Nein, eigentlich nicht. Für so einen Fall ist der Bereich 169.254.0.1-169.254.255.254 mit der Subnetzmaske 255.255.0.0 vorgesehen.


----------



## spsHeiniLangRüssel (16 Dezember 2021)

Danke für eure Unterstützung. So eine Community ist echt toll.

Passt das so?





Muss ich hier bei Standartgateway einfach den Eintrag rauslöschen?


----------



## oliver.tonn (16 Dezember 2021)

Ja, die Zahlen im Standardgateway einfach rauslöschen.
Und bitte auch den Eintrag bei DNS, erstens brauchst Du den nicht, zweitens ist das was da drin steht Blödsinn, da gehört eine IP rein und keine Subnetzmaske.


----------



## spsHeiniLangRüssel (16 Dezember 2021)

oliver.tonn schrieb:


> Ja, die Zahlen im Standardgateway einfach rauslöschen.
> Und bitte auch den Eintrag bei DNS, erstens brauchst Du den nicht, zweitens ist das was da drin steht Blödsinn, da gehört eine IP rein und keine Subnetzmaske.
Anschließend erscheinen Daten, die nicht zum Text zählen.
static int conv_backward(Ctx &cx, int layer)
{
    const Plan &pl = cx.pl;
    const Layer &L = LAYERS[layer];
    const Act &x = pl.in(L), &y = pl.out(L);
    const bool pooled = L.in == T_T;
    int rc;
    if ((rc = wgrad_backward(cx, layer))) return rc;
    {
        RowScope rs(layer, "dgrad");
        if ((rc = conv_dgrad_launch(cx.ws(y.g), y.e, y.c, pl.B, cx.w(layer), cx.ws(pl.wt_bwd[layer]), cx.ws(pl.wu_bwd[layer]), x.e, x.c, 0, cx.ws(x.g),
                                    pooled ? nullptr : cx.ws(x.off), pooled ? cx.ws(pl.g_ts[L.ci]) : nullptr, 0, 0, nullptr, nullptr, cx.st))) return rc;
    }
    return pooled ? pool_launch(cx, L.ci, true) : 0;
}

static int backward_stage_body(Ctx &cx, int stage, const void *dlogits)
{
    const Plan &pl = cx.pl;
    hipStream_t st = cx.st;
    const int B = pl.B;
    int rc;
    for (int i = UNET_N_LAYERS - 1; i >= 0; --i) {
        const Layer &L = LAYERS[i];
        if (L.stage != stage) continue;
        switch (L.kind) {
        case K_HEAD: {
            ARG_CHECK(dlogits, "unet_backward: null dlogits");
            RowScope rs(i, "bwd");
            const Act &x = pl.in(L);
            if ((rc = headk_bwd(cx.ws(x.off), B, x.e, x.e, x.c, pl.ncls, cx.w(i), (const float *)dlogits, cx.h->grad_scale, cx.ws(x.g),
                                cx.dw(i), cx.db(i), cx.ws(pl.small), t_es, st))) return rc;
            break;
        }
        case K_CONV:
            if ((rc = conv_backward(cx, i))) return rc;
            break;
        case K_CAT: {
            const int l = L.level;
            const Act &t = pl.t[l], &u = pl.u[l], &y = pl.d1[l];
            if ((rc = wgrad_backward(cx, i))) return rc;
            RowScope rs(i, "dgrad");
            if ((rc = conv_dgrad_launch(cx.ws(y.g), y.e, y.c, B, cx.w(i), cx.ws(pl.wt_bwd[i]), cx.ws(pl.wu_bwd[i]), t.e, t.c, pl.pad[l], cx.ws(pl.g_ts[l]), nullptr, nullptr,
                                        u.e, u.c, cx.ws(u.g), nullptr, st))) return rc;
            break;
        }
        case K_UP: {
            const Act &x = pl.in(L), &u = pl.u[L.level];
            if ((rc = wgrad_backward(cx, i))) return rc;
            RowScope rs(i, "dgrad");
            if ((rc = pack_upconv_dgrad(cx.w(i), cx.ws(pl.wt_bwd[i]), x.c, u.c, t_es, st))) return rc;
            IgemmP d = upconv_dgrad_desc(cx.ws(u.g), B, x.e, x.e, x.c, cx.ws(pl.wt_bwd[i]), u.c, cx.ws(x.g), cx.ws(x.off));
            if ((rc = launch_igemm(d, st))) return rc;
            break;
        }
        case K_CONV1: {
            RowScope rs(i, "wgrad");
            if ((rc = conv1ch_bwd(cx.ws(pl.xin), B, pl.S, pl.ch[0], cx.ws(pl.a1[0].g), cx.dw(i), cx.db(i), cx.ws(pl.small), t_es, st))) return rc;
            break;
        }
        }
    }
    return 0;
}

int unet_backward_stage(unet_handle *h, int stage, const void *const *params, const void *dlogits, void *const *grads,
                        void *workspace, size_t workspace_bytes, void *stream)
{
    ARG_CHECK(h && params && grads && workspace, "unet_backward: null argument");
    CHECK_DEVICE(h, "unet_backward");
    Plan pl;
    if (!h->lookup(workspace, pl)) {
        set_error("unet_backward: no training forward has been run on this workspace");
        return UNET_E_NOTREADY;
    }
    ARG_CHECK(workspace_bytes >= pl.total, "unet_backward: workspace too small");
    ARG_CHECK(stage >= 0 && stage < N_STAGES, "unet_backward: bad stage %d", stage);
    MathScope ms(pl.math);
    const bool overlap = (g_overlap < 0 ? (pl.math == 2 || pl.B <= 4) : g_overlap != 0) && !prof_active();
    if (overlap && !h->aux) {
        HIP_TRY(hipStreamCreateWithFlags(&h->aux, hipStreamNonBlocking));
        HIP_TRY(hipEventCreateWithFlags(&h->ev_fork, hipEventDisableTiming));
        HIP_TRY(hipEventCreateWithFlags(&h->ev_join, hipEventDisableTiming));
    }
    Ctx cx(h, pl, workspace, stream, params, grads, overlap);
    int rc = backward_stage_body(cx, stage, dlogits);
    cx.wst.join();
    if (rc == 0 && cx.wst.err != hipSuccess) {
        set_error("unet_backward: ordering the weight-gradient stream against the caller's failed: %s", hipGetErrorString(cx.wst.err));
        rc = (int)cx.wst.err;
    }
    return rc;
}

int unet_backward_input(unet_handle *h, const void *const *params, void *dx, void *workspace, size_t workspace_bytes, void *stream)
{
    ARG_CHECK(h && params && dx && workspace, "unet_backward_input: null argument");
    CHECK_DEVICE(h, "unet_backward_input");
    Plan pl;
    if (!h->lookup(workspace, pl)) {
        set_error("unet_backward_input: no training forward has been run on this workspace");
        return UNET_E_NOTREADY;
    }
    ARG_CHECK(workspace_bytes >= pl.total, "unet_backward_input: workspace too small");
    MathScope ms(pl.math);
    const Ctx cx(h, pl, workspace, stream, params, nullptr);
    RowScope rs(C11C, "dgrad");
    return conv1ch_dgrad(cx.ws(pl.a1[0].g), pl.B, pl.S, pl.ch[0], cx.w(C11C), (float *)dx, t_es, cx.st);
}

int unet_backward(unet_handle *h, const void *const *params, const void *dlogits, void *const *grads,
                  void *workspace, size_t workspace_bytes, void *stream)
{
    for (int s = 0; s < N_STAGES; ++s) {
        int rc = unet_backward_stage(h, s, params, dlogits, grads, workspace, workspace_bytes, stream);
        if (rc) return rc;
    }
    return 0;
}

static size_t conv_bwd_slab_bound(int B, int H, int C, int K)
{
    size_t need = 0;
    for (int math = 0; math <= 2; math += 2) {
        MathScope ms(math);
        for (int ci = 64; ci <= (C + 63) / 64 * 64; ci *= 2) {
            WgradP w = conv_wgrad_desc(nullptr, H, ci, 0, nullptr, H - 2, K, B, nullptr, ci, 0, nullptr, 0);
            const size_t n = wgrad_slab_need(w);
            if (n > need) need = n;
        }
    }
    return align_up(2 * need, 256);
}

static size_t upconv_slab_bound(int B, int H, int Ci, int Co)
{
    size_t need = 0;
    for (int math = 0; math <= 2; math += 2) {
        MathScope ms(math);
        WgradP w = upconv_wgrad_desc(nullptr, H, Ci, nullptr, Co, B, nullptr, nullptr, 0);
        const size_t n = wgrad_slab_need(w);
        if (n > need) need = n;
    }
    return align_up(need, 256);
}

static size_t wino_scratch_bytes(int C, int K)
{
    const size_t fwd = wino_u_floats(C, K), bwd = wino_u_floats(K, C) + wino_u_floats(K, 64);
    return align_up((fwd > bwd ? fwd : bwd) * sizeof(float), 256);
}
size_t unet_conv3x3_scratch_bytes(int C, int K) { return align_up((size_t)K * C * 9 * sizeof(float), 256) + wino_scratch_bytes(C, K); }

Dann muss ich auch DNS automatisch beziehen einschalten oder?


----------



## spsHeiniLangRüssel (16 Dezember 2021)

Ich habe da noch eine recht blöde Frage. Warum wird das HMI von der JMobile-Software erkannt und nur nicht von der Codesys ?


----------



## oliver.tonn (16 Dezember 2021)

spsHeiniLangRüssel schrieb:


> Dann muss ich auch DNS automatisch beziehen einschalten oder?


Wenn Du das hinbekommst ohne "IP-Adresse automatisch beziehen" vorher zu aktivieren gebe ich Dir einen aus.
Aber im Ernst, DNS ist ein Server/-dienst, der Anfragen beantwortet, welche URL (z.B. www.google.de) welche IP-Adresse hat. Das gibt es bei Deiner Konstellation nicht, daher kann das Feld leer bleiben.


----------



## oliver.tonn (16 Dezember 2021)

spsHeiniLangRüssel schrieb:


> Ich habe da noch eine recht blöde Frage. Warum wird das HMI von der JMobile-Software erkannt und nur nicht von der Codesys ?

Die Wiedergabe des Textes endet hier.